Investigator:
Nathan Baune, PhD
Name of Institution:
Emory University
Project Title:
Electrophysiological characterization of neural circuit pathophysiology underlying freezing of gait
Investigator Bio:
Dr. Baune is dedicated to understanding how the brain estimates and controls body state during goal-directed actions, with the ultimate goal of developing precision interventions for neurological conditions. His early research explored cortical reorganization following deafferentation and reafferentation, revealing critical insights into neural plasticity and sensorimotor learning. Building on this foundation, he has developed novel assessments of sensory integration using virtual reality and motion capture and led research in machine learning approaches to monitoring upper limb activity in stroke patients. Currently, Dr. Baune investigates cortical dynamics and sensory integration relevant to changes in sensation and posture using EEG and robotics to study motor control strategies. He is broadening his research into examining the neural mechanisms underlying balance impairments in Parkinson’s disease, aiming to understand variability in clinical manifestations and differences from healthy aging. As part of this research he aims to leverage his machine learning experience to develop brain state-based approaches to guide treatments such as TMS and DBS, working toward individualized therapies to enhance outcomes for individuals with neurological conditions.
Objective:
To identify electrophysiological biomarkers of FoG using mobile electroencephalography (EEG).
Background:
FoG, occurring in 50% of individuals with PD, manifests as brief, episodic halts in forward progression despite the intention to walk, reducing mobility and increasing fall risk. A limited understanding of the neural mechanisms behind FoG, compounded by its sporadic nature and the temporal resolution limitations of functional imaging techniques, impedes treatment development.
Methods/Design:
I will assess a person’s freeze risk without a freezing event using mobile electroencephalography (HD-EEG) during well-controlled perturbations to standing balance as a “behavioral probe,” which excites brain circuits implicated in FoG. I hypothesize that individuals that typically experience FoG will show increased brain activity in response to balance challenges than those who do not experience FoG. Characterizing consistent and reliable brain activity using a probe that does not require a freeze event addresses the inherent unpredictability and sporadic nature of FoG, providing deeper insights into the individual risk of developing FoG. Next, I will employ mobile EEG to characterize irregular brain activity patterns occurring before and during FoG during a clinical gait assessment.
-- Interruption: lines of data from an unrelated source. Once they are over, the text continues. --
def render_fixed_steps(model, rays_o, rays_d, yolo_details=None, num_steps=512, bg_color=None, perturb=False, weight_thresh=1e-10,
                       return_fields=None, _out=None, distortion=False, **kwargs):
    import time
    if return_fields is None:
        return_fields = not model.training
    t_start = time.time()
    prefix = rays_o.shape[:-1]
    rays_o = rays_o.contiguous().view(-1, 3).float()
    rays_d = rays_d.contiguous().view(-1, 3).float()
    N, T = rays_o.shape[0], int(num_steps)
    dev = rays_o.device
    aabb = model.aabb_train if model.training else model.aabb_infer
    nears, fars = raymarching.near_far_from_aabb(rays_o, rays_d, aabb, model.min_near)
    noise = torch.rand(N * T, dtype=torch.float32, device=dev) if perturb else None
    from .field import field_plan, field_infer
    plan = field_plan(model)
    if getattr(model, "bg_radius", 0) > 0:
        bg_color = model._background_colour(rays_o, rays_d, bg_color)
    want_tail = plan.tail and model.training and torch.is_grad_enabled()
    fused_infer = not torch.is_grad_enabled() and plan.infer
    if distortion and not torch.is_grad_enabled():
        raise ValueError("render_fixed_steps: distortion=True needs the training route (gradients enabled): the inference paths form no "
                         "differentiable weights; call it under torch.enable_grad() with model.train()")
    rb = ray_block_default() if fused_infer else 0
    enc_in, _, ray_sh = fixed_sample(rays_o, rays_d, nears, fars, aabb, noise, T, model.bound, want_ray_sh=True) if want_tail else \
        fixed_sample(rays_o, rays_d, nears, fars, aabb, noise, T, model.bound, ray_block=rb) + (None,)

    if fused_infer:
        obj_feat = model.encode_object_feature(yolo_details, dev) if plan.uses_object_feature else None
        sigma, rgb = field_infer(model, enc_in, rays_d, dir_div=T, dir_block=rb, obj_feat=obj_feat)
        bg_ray, bg_scalar = _background(bg_color, N, dev)
        direct = (_out is not None and _out[0].dtype == torch.float32 and _out[1].dtype == torch.float32 and _out[0].is_contiguous()
                  and _out[1].is_contiguous() and _out[0].numel() == N and _out[1].numel() == 3 * N and _out[0].device == dev)
        depth, image = (_out[0].view(N), _out[1].view(N, 3)) if direct else (torch.empty(N, dtype=torch.float32, device=dev),
                                                                              torch.empty(N, 3, dtype=torch.float32, device=dev))
        weights_sum = torch.empty(N, dtype=torch.float32, device=dev)
        rgb_masked = densities = None
        if return_fields:
            if direct and len(_out) == 4 and all(t.dtype == torch.float32 and t.is_contiguous() and t.device == dev for t in _out[2:]) \
                    and _out[2].numel() == N * T and _out[3].numel() == 3 * N * T and rb:
                densities, rgb_masked = _out[2].view(N * T), _out[3].view(N * T, 3)
            else:
                rgb_masked = torch.empty(N * T, 3, dtype=torch.float32, device=dev)
                densities = torch.empty(N * T, dtype=torch.float32, device=dev) if rb else None
        check(lib.foc_fixed_render_inference(ptr(sigma), ptr(rgb), ptr(nears), ptr(fars), ptr(noise), ptr(bg_ray), float(bg_scalar), N, T,
                                             float(model.density_scale), float(weight_thresh), ptr(image), ptr(depth), ptr(weights_sum), ptr(rgb_masked),
                                             rb, ptr(densities), stream_of(sigma)), "fixed_render_inference")
        t_mid = time.time()
        results = {'depth': depth.view(*prefix), 'image': image.view(*prefix, 3), 'weights_sum': weights_sum, 'criterion_outside_mask': None,
                   'timing': [t_mid - t_start, time.time() - t_mid]}
        if return_fields:
            results['densities'] = (densities if rb else sigma).view(N, T, 1)
            results['rgbs'] = rgb_masked.view(N, T, 3)
        return results

    enc = model.encoder
    from .field import hashgrid_mlp, fused_mlp
    c_pre = obj_feat = None
    cweights = fused_mlp(model, "color_net").weights if want_tail else None
    with torch.autocast("cuda", dtype=torch.float16):
        if plan.uses_object_feature:
            obj_feat = model.encode_object_feature(yolo_details, dev)
        if plan.field:
            colour = wc16 = None
            if want_tail and plan.train_forward:
                from .field import _half_of
                wc16 = _half_of(cweights)
                colour = (wc16, plan.colour, ray_sh, T, _C_WIDTH, obj_feat, plan.colour_input_pad)
            h = hashgrid_mlp(enc, fused_mlp(model, "sigma_net"), enc_in, None, colour)
            if colour is not None:
                h, c_pre = h
        else:
            feats = grid_encode(enc_in, enc.embeddings, enc.offsets, enc.per_level_scale, enc.base_resolution, False, enc.gridtype_id,
                                enc.align_corners, enc.interp_id)
            h = fused_mlp(model, "sigma_net")(feats)
        if h.shape[1] != 16:
            raise RuntimeError("render_fixed_steps expects a 16-wide sigma head (1 + geo_feat_dim = 16)")
        fused_tail = want_tail
        want_crit = model.training and yolo_details is not None and yolo_details[0] is not None
        criterion_outside_mask = None
        if fused_tail:
            cn = fused_mlp(model, "color_net")
            bg_ray, bg_scalar = _background(bg_color, N, dev)
            outs = _render_tail.apply(h, cweights, ray_sh, nears, fars, noise, bg_ray, bg_scalar, N, T, model.density_scale, weight_thresh,
                                      cn.num_layers, cn.activation, obj_feat, want_crit and yolo_details[0].numel() == N, c_pre,
                                      wc16 if c_pre is not None else None, plan.colour_input_pad, *((True,) if distortion else ()))
            image, weights_sum, depth, sigma, weights, c = outs[:6]
            ray_dist = outs[-1] if distortion else None
            if len(outs) - bool(distortion) == 7:
                criterion_outside_mask = _masked_norm.apply(outs[6], (~yolo_details[0].reshape(N)).to(torch.float32))
        else:
            weights, weights_sum, depth, sigma, cin = _density_head.apply(h, rays_d, nears, fars, noise, N, T, model.density_scale, obj_feat)
            if plan.colour_input_pad != 0:
                cin = torch.cat([cin[:, :-1], cin.new_full((cin.shape[0], 1), plan.colour_input_pad)], dim=1)
            if distortion:
                ray_dist = _unfused_distortion(weights, nears, fars, noise, N, T)
        if want_crit and criterion_outside_mask is None:
            from .activation import trunc_exp
            criterion_outside_mask = torch.norm(trunc_exp(h[:, 0]).view(N, T)[~yolo_details[0].squeeze(0)] - 0)
        if not fused_tail:
            c = fused_mlp(model, "color_net").forward_padded(cin)
    t_mid = time.time()

    if not fused_tail:
        bg_ray, bg_scalar = _background(bg_color, N, dev)
        image = _fixed_composite.apply(c, weights, bg_ray, bg_scalar, N, T, weight_thresh, weights_sum)

    results = {'depth': depth.view(*prefix), 'image': image.view(*prefix, 3), 'weights_sum': weights_sum,
               'criterion_outside_mask': criterion_outside_mask, 'timing': [t_mid - t_start, time.time() - t_mid]}
    if distortion:
        results['distortion'] = ray_dist.view(*prefix)
    if return_fields:
        from .head import rgb_head
        c16 = c.detach()
        if c16.shape[1] != 16:
            c16 = torch.nn.functional.pad(c16, (0, 16 - c16.shape[1]))
        rgb = rgb_head(c16) * (weights > weight_thresh).unsqueeze(-1)
        results['densities'] = sigma.view(N, T, 1)
        results['rgbs'] = rgb.view(N, T, 3)
    return results
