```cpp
extern "C" int bm_conv1d_nn_h2(const float* x, long x_bstride, const float* x_amax, const void* wpacked,
                               const int* widx, const float* bias, long bias_gstride, const float* ep_scale, const float* ep_shift,
                               const float* res, long res_bstride, float* y_pre, float* y_out, long y_bstride,
                               float* stats, int B, int Cin, int M, int T, int KS, int dil, int act, float leak,
                               int G, float* y_amax_out, float* amax_ws, void* stream) {
    BM_REQUIRE(x_amax, "conv1d_nn_h2: null x_amax");
    BM_REQUIRE(G >= 1, "conv1d_nn_h2: bad dims");
    BM_REQUIRE(!stats || (y_pre && !y_out && !ep_scale && act == BM_ACT_NONE && !res),
               "conv1d_nn_h2: per-tile statistics come with y_pre alone (the training-mode BatchNorm layers)");
    ConvH2Args args;
    ConvNNArgs& a = args.c;
    if (int e = conv_nn_fill_args(a, "conv1d_nn_h2", x, x_bstride, (const float*)wpacked, widx, bias, bias_gstride, ep_scale,
                                  ep_shift, res, res_bstride, y_pre, y_out, y_bstride, stats, B, Cin, M, T, KS, dil, act,
                                  leak))
        return e;
    BM_REQUIRE(bm_conv_h2_covers(Cin, M, T, KS, dil), "conv1d_nn_h2: shape not covered (Cin=%d M=%d T=%d KS=%d dil=%d)",
               Cin, M, T, KS, dil);
    const int mw = bm_conv_h2_mw_for(M);
    a.Mpad = bm_conv_h2_mpad(M);
    a.nchunk = cdiv(Cin, 32);
    const long f16_elems = (long)G * a.nchunk * KS * 2 * 4 * a.Mpad * 8;
    args.x_amax = x_amax;
    BM_REQUIRE(!y_amax_out || amax_ws, "conv1d_nn_h2: y_amax_out needs the amax workspace");
    if (!y_out) y_amax_out = nullptr;
    args.y_amax = bm_amax_dst(y_amax_out, amax_ws);
    args.wscale = reinterpret_cast<const float*>(reinterpret_cast<const char*>(wpacked) + f16_elems * 2);
    hipStream_t s = (hipStream_t)stream;
#define H2_DISPATCH(MW_)                                                                 \
    return KS == 1 ? launch_conv_nn_h2w<1, MW_>(args, y_amax_out, s) : launch_conv_nn_h2w<3, MW_>(args, y_amax_out, s);
    switch (mw) {
        case 5: H2_DISPATCH(5)
        case 4: H2_DISPATCH(4)
        default: H2_DISPATCH(2)
    }
#undef H2_DISPATCH
}
```

### brainmagick_amd/csrc/core.hip

```cpp
#include "bm_block.h"
#include <stdarg.h>
#include <stdlib.h>

thread_local char bm_err_buf[512] = {0};

int bm_set_error(int code, const char* fmt, ...) {
    va_list ap;
    va_start(ap, fmt);
    vsnprintf(bm_err_buf, sizeof(bm_err_buf), fmt, ap);
    va_end(ap);
    return code;
}

int bm_check_launch(const char* what) {
    hipError_t e = hipGetLastError();
    if (e != hipSuccess) return bm_set_error((int)e, "%s: launch failed: %s", what, hipGetErrorString(e));
    return BM_OK;
}

extern "C" const char* bm_last_error(void) { return bm_err_buf; }
extern "C" int bm_version(void) { return 116; }

extern "C" int bm_device_count(void) {
    int n = 0;
    hipError_t e = hipGetDeviceCount(&n);
    if (e != hipSuccess) { bm_set_error((int)e, "hipGetDeviceCount: %s", hipGetErrorString(e)); return -1; }
    return n;
}

#define FIN_THREADS 1024
#define FIN_WAVES (FIN_THREADS / 64)
__global__ __launch_bounds__(FIN_THREADS) void amax_finalize_kernel(const float* __restrict__ ws, int n,
                                                                    float* __restrict__ out) {
    __shared__ float sh[FIN_WAVES];
    bm_amax_fold<FIN_WAVES>(ws, n, out, sh);
}

int bm_amax_finalize(const float* ws, int n, float* out, hipStream_t stream) {
    if (!out) return BM_OK;
    hipLaunchKernelGGL(amax_finalize_kernel, dim3(1), dim3(FIN_THREADS), 0, stream, ws, n, out);
    return bm_check_launch("amax_finalize");
}

__global__ __launch_bounds__(FIN_THREADS) void amax_finalize_rows_kernel(const float* __restrict__ ws, int C, int nsplit,
                                                                         float* __restrict__ out,
                                                                         float* __restrict__ rows_out,
                                                                         const double* __restrict__ sum_partial,
                                                                         float* __restrict__ sums_out) {
    __shared__ float sh[FIN_WAVES];
    if (sum_partial)
        for (int c = threadIdx.x; c < C; c += FIN_THREADS) {
            double t = 0;
            for (int s = 0; s < nsplit; ++s) t += sum_partial[(long)c * nsplit + s];
            sums_out[c] = (float)t;
        }
    bm_amax_fold_rows<FIN_WAVES>(ws, C, nsplit, 1, C, out, rows_out, sh);
}

int bm_amax_finalize_rows(const float* ws, int C, int nsplit, float* out, float* rows_out, hipStream_t stream) {
    if (!out) return BM_OK;
    hipLaunchKernelGGL(amax_finalize_rows_kernel, dim3(1), dim3(FIN_THREADS), 0, stream, ws, C, nsplit, out, rows_out,
                       (const double*)nullptr, (float*)nullptr);
    return bm_check_launch("amax_finalize_rows");
}

int bm_amax_finalize_rows_sums(const float* ws, int C, int nsplit, float* out, float* rows_out,
                               const double* sum_partial, float* sums_out, hipStream_t stream) {
    hipLaunchKernelGGL(amax_finalize_rows_kernel, dim3(1), dim3(FIN_THREADS), 0, stream, ws, C, nsplit, out, rows_out,
                       sum_partial, sums_out);
    return bm_check_launch("amax_finalize_rows");
}

extern "C" int bm_amax_ws_elems(void) { return BM_AMAX_WS; }
```

### brainmagick_amd/functional.py

```python

import torch

from . import hip_ops as H



ACT_CODES = {"none": H.ACT_NONE, "gelu": H.ACT_GELU, "relu": H.ACT_RELU, "leaky": H.ACT_LEAKY}


def _c(t: torch.Tensor) -> torch.Tensor:
    return t if t.is_contiguous() else t.contiguous()


_arange_cache = {}


def _arange_i32(n: int, device, repeat: int = 1) -> torch.Tensor:
    key = (n, repeat, device.type, device.index)
    t = _arange_cache.get(key)
    if t is None:
        if len(_arange_cache) > 64:
            _arange_cache.clear()
        t = torch.arange(n, dtype=torch.int32, device=device)
        if repeat != 1:
            t = t.repeat(repeat)
        if device.type == "cuda":
            torch.cuda.current_stream(device).synchronize()
        _arange_cache[key] = t
    return t


def _conv_weight_grads(dy, x, weight, KS, dil, transposed_weight):
    dst = H.grad_destination(weight)
    B, M, T = dy.shape
    Cin = x.shape[1]
    if transposed_weight:
        out = dst if dst is not None else torch.empty(weight.shape, device=dy.device, dtype=torch.float32)
        H.gemm_nt(x, dy, B, Cin, M, T, 1, 1, out=out.view(1, Cin, M, 1))
        return out.view(weight.shape) if dst is not None else out
    if dst is not None:
        H.gemm_nt(dy, x, B, M, Cin, T, KS, dil, out=dst.view(1, M, Cin, KS))
        return dst.view(weight.shape)
    return H.gemm_nt(dy, x, B, M, Cin, T, KS, dil).view(weight.shape)


def _layer_forward(x, weight, geom, res=None, **kw):
    dil, transposed, stride, pad = geom
    if pad is not None:
        assert res is None, "the strided family has no fused residual"
        KS = weight.shape[2]
        M = weight.shape[1] if transposed else weight.shape[0]
        Tout = H.conv_out_len(x.shape[2], KS, stride, dil, pad, transposed)
        wp = H.pack_strided_rows_second(weight) if transposed else H.pack_strided_rows_first(weight)
        return H.conv_strided(x, wp, M, Tout, KS, stride, dil, pad, transposed, **kw)
    assert stride == 1
    if transposed:
        Cin, M, KS = weight.shape
        assert KS == 1, "ConvTranspose1d is only supported with kernel 1 (simpleconv.py:189)"
        wp = H.pack_weights(weight, 1, M, Cin, 1, 0, 1, M, 0, shape=(x.shape[2], dil))
    else:
        M, Cin, KS = weight.shape
        wp = H.pack_conv_fwd(weight, (x.shape[2], dil))
    if kw.get("want_stats") and getattr(wp, "_bm_mode", "") != "f16x2":
        pre, out, _ = H.conv_nn(x, wp, M, KS, dil, res=res, **dict(kw, want_stats=False))
        return pre, out, H.channel_stats(pre)
    return H.conv_nn(x, wp, M, KS, dil, res=res, **kw)


def _layer_backward(ctx, dy, x, weight, geom, res=None, publish_amax=True):
    dil, transposed, stride, pad = geom
    KS = weight.shape[2]
    Cin, T = x.shape[1], x.shape[2]
    dw = None
    if ctx.needs_input_grad[1]:
        if pad is None:
            dw = _conv_weight_grads(dy, x, weight, KS, dil, transposed)
        else:
            a, xl = (x, dy) if transposed else (dy, x)
            dw = H.conv_strided_wgrad(a, xl, KS, stride, dil, pad, out=H.grad_destination(weight)).view(weight.shape)
    dx = None
    if ctx.needs_input_grad[0]:
        if pad is not None:
            wp = H.pack_strided_rows_first(weight) if transposed else H.pack_strided_rows_second(weight)
            _, dx, _ = H.conv_strided(dy, wp, Cin, T, KS, stride, dil, pad, not transposed)
        else:
            if transposed:
                M = weight.shape[1]
                wp = H.pack_weights(weight, 1, Cin, M, 1, 0, M, 1, 0, shape=(T, dil))
            else:
                wp = H.pack_conv_dgrad(weight, (T, dil))
            _, dx, _ = H.conv_nn(dy, wp, Cin, KS, dil, res=res, publish_amax=publish_amax)
    return dx, dw


class Conv1dFn(torch.autograd.Function):

    @staticmethod
    def forward(ctx, x, weight, bias, dil: int, act: int, leak: float, transposed_weight: bool, stride: int = 1,
                pad=None):
        x, weight = _c(x), _c(weight)
        geom = (dil, transposed_weight, stride, pad)
        need_pre = act != H.ACT_NONE and any(ctx.needs_input_grad[:3])
        if need_pre and pad is None:
            pre, _, _ = _layer_forward(x, weight, geom, bias=bias, want_pre=True, want_out=False)
            out = H.affine_act_res(pre, None, None, None, act, leak)
        else:
            pre, out, _ = _layer_forward(x, weight, geom, bias=bias, act=act, leak=leak, want_pre=need_pre)
        ctx.save_for_backward(x, weight, pre)
        ctx.cfg = (geom, act, leak, bias is not None)
        return out

    @staticmethod
    def backward(ctx, dout):
        x, weight, pre = ctx.saved_tensors
        geom, act, leak, has_bias = ctx.cfg
        dout = _c(dout)
        dbias = None
        if act != H.ACT_NONE:
            dy, _, _, dbias = H.act_bn_bwd(dout, pre, None, None, None, None, False, act, leak,
                                           want_dbias=has_bias)
        else:
            dy = dout
            if has_bias:
                dbias = H.channel_sum(dy)
        dx, dw = _layer_backward(ctx, dy, x, weight, geom)
        return (dx, dw, dbias) + (None,) * 6


class ConvBNActFn(torch.autograd.Function):

    @staticmethod
    def forward(ctx, x, weight, bias, gamma, beta, running_mean, running_var, num_batches,
                training: bool, dil: int, act: int, leak: float, residual: bool, momentum: float,
                eps: float, stride: int = 1, pad=None, transposed: bool = False):
        x, weight = _c(x), _c(weight)
        geom = (dil, transposed, stride, pad)
        res = x if residual else None
        needs_grad = any(ctx.needs_input_grad[:5])
        if training:
            pre, _, stats = _layer_forward(x, weight, geom, bias=bias, want_pre=True, want_out=False, want_stats=True)
            mean, invstd, scale, shift = H.bn_finalize(stats, pre.shape[0] * pre.shape[2], gamma, beta, running_mean,
                                                       running_var, num_batches, momentum, eps)
            out = H.affine_act_res(pre, scale, shift, res, act, leak)
        else:
            mean, invstd, scale, shift = H.bn_eval_affine(gamma, beta, running_mean, running_var, eps)
            pre, out, _ = _layer_forward(x, weight, geom, res=res, bias=bias, scale=scale, shift=shift, act=act,
                                         leak=leak, want_pre=needs_grad)
        ctx.save_for_backward(x, weight, pre, scale, shift, mean, invstd)
        ctx.cfg = (geom, training, act, leak, residual, bias is not None)
        return out

    @staticmethod
    def backward(ctx, dout):
        x, weight, pre, scale, shift, mean, invstd = ctx.saved_tensors
        geom, training, act, leak, residual, has_bias = ctx.cfg
        dout = _c(dout)
        dy, dgamma, dbeta, dbias = H.act_bn_bwd(dout, pre, scale, shift, mean, invstd, training, act,
                                                leak, want_affine_grads=True, want_dbias=has_bias)
        dx, dw = _layer_backward(ctx, dy, x, weight, geom, res=dout if residual else None, publish_amax=False)
        return (dx, dw, dbias, dgamma, dbeta) + (None,) * 13


class GLUConvFn(torch.autograd.Function):

    @staticmethod
    def forward(ctx, x, weight, bias):
        x, weight = _c(x), _c(weight)
        M, Cin, KS = weight.shape
        u, _, _ = H.conv_nn(x, H.pack_conv_fwd(weight, (x.shape[2], 1)), M, KS, 1, bias=bias, want_pre=True,
                            want_out=False)
        out = H.glu_fwd(u)
        ctx.save_for_backward(x, weight, u)
        ctx.has_bias = bias is not None
        return out

    @staticmethod
    def backward(ctx, dout):
        x, weight, u = ctx.saved_tensors
        M, Cin, KS = weight.shape
        du, dbias = H.glu_bwd(_c(dout), u, want_dbias=ctx.has_bias)
        dw = _conv_weight_grads(du, x, weight, KS, 1, False) if ctx.needs_input_grad[1] else None  
        dx = None
        if ctx.needs_input_grad[0]:
            _, dx, _ = H.conv_nn(du, H.pack_conv_dgrad(weight, (du.shape[2], 1)), Cin, KS, 1, publish_amax=False)
        return dx, dw, dbias


class SubjectLayersFn(torch.autograd.Function):

    @staticmethod
    def forward(ctx, x, weights, subjects):
        x, weights = _c(x), _c(weights)
        S, C, D = weights.shape
        widx = H.index_i32(_c(subjects.to(torch.int64)), S)
        wp = H.pack_weights(weights, S, D, C, 1, C * D, 1, D, 0, shape=(x.shape[2], 1))
        _, out, _ = H.conv_nn(x, wp, D, 1, 1, widx=widx)
        ctx.save_for_backward(x, weights, subjects, widx)
        return out

    @staticmethod
    def backward(ctx, dout):
        x, weights, subjects, widx = ctx.saved_tensors
        S, C, D = weights.shape
        dout = _c(dout)
        B, _, T = x.shape
        dx = None
        if ctx.needs_input_grad[0]:
            wpt = H.pack_weights(weights, S, C, D, 1, C * D, D, 1, 0, shape=(T, 1))
            _, dx, _ = H.conv_nn(dout, wpt, C, 1, 1, widx=widx)
        dw = None
        if ctx.needs_input_grad[1]:
            order, seg = H.group_by_index(_c(subjects.to(torch.int64)), S)
            dw = torch.empty_like(weights)
            H.gemm_nt(dout, x, B, D, C, T, 1, 1, order=order, seg=seg, G=S, out=dw,
                      out_strides=(C * D, 1, D, 0))
        return dx, dw, None


class ChannelMergerFn(torch.autograd.Function):

    @staticmethod
    def forward(ctx, meg, heads, positions_u, layout_index, ban_center, ban_radius: float):
        meg, heads, positions_u = _c(meg), _c(heads), _c(positions_u)
        U, C, _ = positions_u.shape
        O, D = heads.shape[-2:]
        per_layout_heads = heads.dim() == 3
        assert not per_layout_heads or heads.shape[0] == U
        emb = H.fourier_emb(positions_u, D)
        seg = _arange_i32(U + 1, meg.device)
        scores = H.gemm_nt(heads, emb, U, O, C, D, a_strides=(O * D if per_layout_heads else 0, D),
                           x_strides=(C * D, D), seg=seg, G=U).view(U, O, C)
        weights = H.masked_softmax(scores, positions_u, ban_center, ban_radius)
        widx = H.index_i32(_c(layout_index.to(torch.int64)), U)
        wp = H.pack_weights(weights, U, O, C, 1, O * C, C, 1, 0, shape=(meg.shape[2], 1))
        _, out, _ = H.conv_nn(meg, wp, O, 1, 1, widx=widx)
        ctx.save_for_backward(meg, emb, weights, layout_index, widx)
        ctx.dims = (U, C, O, D)
        ctx.per_layout_heads = per_layout_heads
        return out

    @staticmethod
    def backward(ctx, dout):
        meg, emb, weights, layout_index, widx = ctx.saved_tensors
        U, C, O, D = ctx.dims
        dout = _c(dout)
        B, _, T = meg.shape
        dheads = None
        if ctx.needs_input_grad[1]:
            order, seg = H.group_by_index(_c(layout_index.to(torch.int64)), U)
            dweights = H.gemm_nt(dout, meg, B, O, C, T, 1, 1, order=order, seg=seg, G=U).view(U, O, C)
            dscores = H.softmax_bwd(weights, dweights)
            wp = H.pack_weights(dscores, U, O, C, 1, O * C, C, 1, 0, shape=(D, 1))
            uidx = _arange_i32(U, meg.device)
            _, per_layout, _ = H.conv_nn(emb, wp, O, 1, 1, widx=uidx)
            if ctx.per_layout_heads:
                dheads = per_layout
            else:
                dheads = H.sum_over_batch(per_layout) if U > 1 else per_layout[0]
        dmeg = None
        if ctx.needs_input_grad[0]:
            wpt = H.pack_weights(weights, U, C, O, 1, O * C, 1, C, 0, shape=(T, 1))
            _, dmeg, _ = H.conv_nn(dout, wpt, C, 1, 1, widx=widx)
        return dmeg, dheads, None, None, None, None
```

I hypothesize that FoG episodes are preceded by irregular brain activity stemming from an increased reliance on cortical resources.
Relevance to Diagnosis/Treatment of Parkinson’s Disease:
This approach holds translational potential for real-time detection, monitoring, and prevention of FoG. I envision using electrophysiological biomarkers from the brain to provide neurophysiological input for adaptive interventions, such as deep brain stimulators or wearable cueing devices, to prevent or intervene during FoG.